期刊
ENVIRONMENT INTERNATIONAL
卷 108, 期 -, 页码 271-277出版社
PERGAMON-ELSEVIER SCIENCE LTD
DOI: 10.1016/j.envint.2017.08.020
关键词
Fine particulate matter; Nitrogen dioxides; Ozone; Dementia; Cohort
资金
- Health Canada [MOA-4500314182]
Introduction: Emerging studies have implicated air pollution in the neurodegenerative processes. Less is known about the influence of air pollution, especially at the relatively low levels, on developing dementia. We conducted a population-based cohort study in Ontario, Canada, where the concentrations of pollutants are among the lowest in the world, to assess whether air pollution exposure is associated with incident dementia. Methods: The study population comprised all Ontario residents who, on 1 April 2001, were 55-85 years old, Canadian-born, and free of physician-diagnosed dementia (similar to 2.1 million individuals). Follow-up extended until 2013. We used population-based health administrative databases with a validated algorithm to ascertain incident diagnosis of dementia as well as prevalent cases. Using satellite observations, land-use regression model, and an optimal interpolation method, we derived long-term average exposure to fine particulate matter (<= 2.5 mu m in diameter) (PM2.5), nitrogen dioxide (NO2), and ozone (O-3), respectively at the subjects' historical residences based on a population-based registry. We used multilevel spatial random-effects Cox proportional hazards models, adjusting for individual and contextual factors, such as diabetes, brain injury, and neighborhood income. We conducted various sensitivity analyses, such as lagging exposure up to 10 years and considering a negative control outcome for which no (or weaker) association with air pollution is expected.
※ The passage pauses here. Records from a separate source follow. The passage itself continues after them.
def chunk(dtype):
    return 4 if dtype == torch.float32 else 8
# ... 286 lines not shown
    N, H, W, C = x.shape
    if C != 8:
        raise ValueError("stem_pair_input expects an NHWC image with 8 stored channels")
    out = torch.empty((N, H, (W + 1) // 2, 8), dtype=x.dtype, device=x.device)
    _lib.check(_lib.load().cs_stem_pair_input(_p(x), _code(x.dtype), N, H, W, _p(out), _stream()), "stem_pair_input")
    return out


def stem_pair_from_nchw(x_nchw, dtype):
    N, C, H, W = x_nchw.shape
    if C != 3 or x_nchw.dtype != torch.float32 or not x_nchw.is_contiguous():
        raise ValueError("stem_pair_from_nchw expects a contiguous fp32 [N,3,H,W] image")
    out = torch.empty((N, H, (W + 1) // 2, 8), dtype=dtype, device=x_nchw.device)
    _lib.check(_lib.load().cs_stem_pair_from_nchw(_p(x_nchw), _code(dtype), N, H, W, _p(out), _stream()), "stem_pair_from_nchw")
    return out


def stem_pair_weights(w_khwc):
    K_ = w_khwc.shape[0]
    out = torch.empty((K_, 7, 4, 8), dtype=w_khwc.dtype, device=w_khwc.device)
    _lib.check(_lib.load().cs_stem_pair_weights(_p(w_khwc), _code(w_khwc.dtype), K_, _p(out), _stream()), "stem_pair_weights")
    return out


def stem_fwd(geom, x_pair, w_pair, scale=None, shift=None, act=CS_ACT_NONE, stats=None):
    y = torch.empty((geom.N, geom.P, geom.Q, geom.K), dtype=x_pair.dtype, device=x_pair.device)
    lib = _lib.load()
    ws = _stats_ws(geom.N * geom.P * geom.Q, geom.K, x_pair.device) if stats is not None else None
    _lib.check(_timed("fwd", geom, x_pair.dtype, lambda: lib.cs_stem_fwd(
        geom.N, geom.H, geom.W, geom.K, _code(x_pair.dtype), _p(x_pair), _p(w_pair), _p(scale), _p(shift), act, _p(y), _p(stats), _p(ws),
        _stream())), "stem_fwd")
    return y


def stem_pack_weights(w_pair):
    K_ = w_pair.shape[0]
    w256 = torch.zeros((K_, 1, 1, 256), dtype=w_pair.dtype, device=w_pair.device)
    w256.view(K_, 256)[:, :224] = w_pair.reshape(K_, 224)
    return pack_conv_weights(make_geom(1, 2, 2, 256, K_, 1, 1, 1, 0), w256, dgrad=False)


def stem_fwd_packed_supported(geom, dtype):
    return dtype == torch.bfloat16 and is_stem_geom(geom) and geom.K == 64 and geom.P >= 2 and geom.Q >= 2


def stem_fwd_packed(geom, x_pair, w_packed, shift=None, act=CS_ACT_NONE, want_bits=False):
    y = torch.empty((geom.N, geom.P, geom.Q, geom.K), dtype=x_pair.dtype, device=x_pair.device)
    bits = torch.empty((geom.N, geom.P, geom.Q, geom.K // 8), dtype=torch.uint8, device=x_pair.device) if want_bits else None
    lib = _lib.load()
    _lib.check(_timed("fwd", geom, x_pair.dtype, lambda: lib.cs_stem_fwd_packed(
        geom.N, geom.H, geom.W, geom.K, _p(x_pair), _p(w_packed), _p(shift), act, _p(y), _p(bits), _stream()),
        extra_tensors=1.0 / 16 if want_bits else 0), "stem_fwd_packed")
    return (y, bits) if want_bits else y


def stem_wgrad(geom, x_pair, dy, use_tr_read=True):
    lib = _lib.load()
    nsplit = lib.cs_stem_wgrad_splits(geom.N, geom.H, geom.W, geom.K)
    pair = torch.empty((nsplit, geom.K, 7, 4, 8), dtype=torch.float32, device=dy.device)
    _lib.check(_timed("wgrad", geom, dy.dtype, lambda: lib.cs_stem_wgrad(
        geom.N, geom.H, geom.W, geom.K, _code(dy.dtype), _p(x_pair), _p(dy), _p(pair), 1 if use_tr_read else 0, _stream())), "stem_wgrad")
    raw = torch.empty((1, geom.K, 7, 7, 8), dtype=torch.float32, device=dy.device)
    _lib.check(lib.cs_stem_unpair_slabs(_p(pair), nsplit, geom.K, _p(raw), _stream()), "stem_unpair_slabs")
    return raw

Results: We identified 257,816 incident cases of dementia in 2001-2013. We found a positive association between PM2.5 and dementia incidence, with a hazard ratio (HR) of 1.04 (95% confidence interval (CI): 1.03-1.05) for every interquartile-range increase in exposure to PM2.5. Similarly, NO2 was associated with increased incidence of dementia (HR=1.10; 95% CI: 1.08-1.12). No association was found for O-3. These associations were robust to all sensitivity analyses examined. These estimates translate to 6.1% of dementia cases (or 15,813 cases) attributable to PM2.5 and NO2, based on the observed distribution of exposure relative to the lowest quartile in concentrations in this cohort. Discussion: In this large cohort, exposure to air pollution, even at the relative low levels, was associated with higher dementia incidence.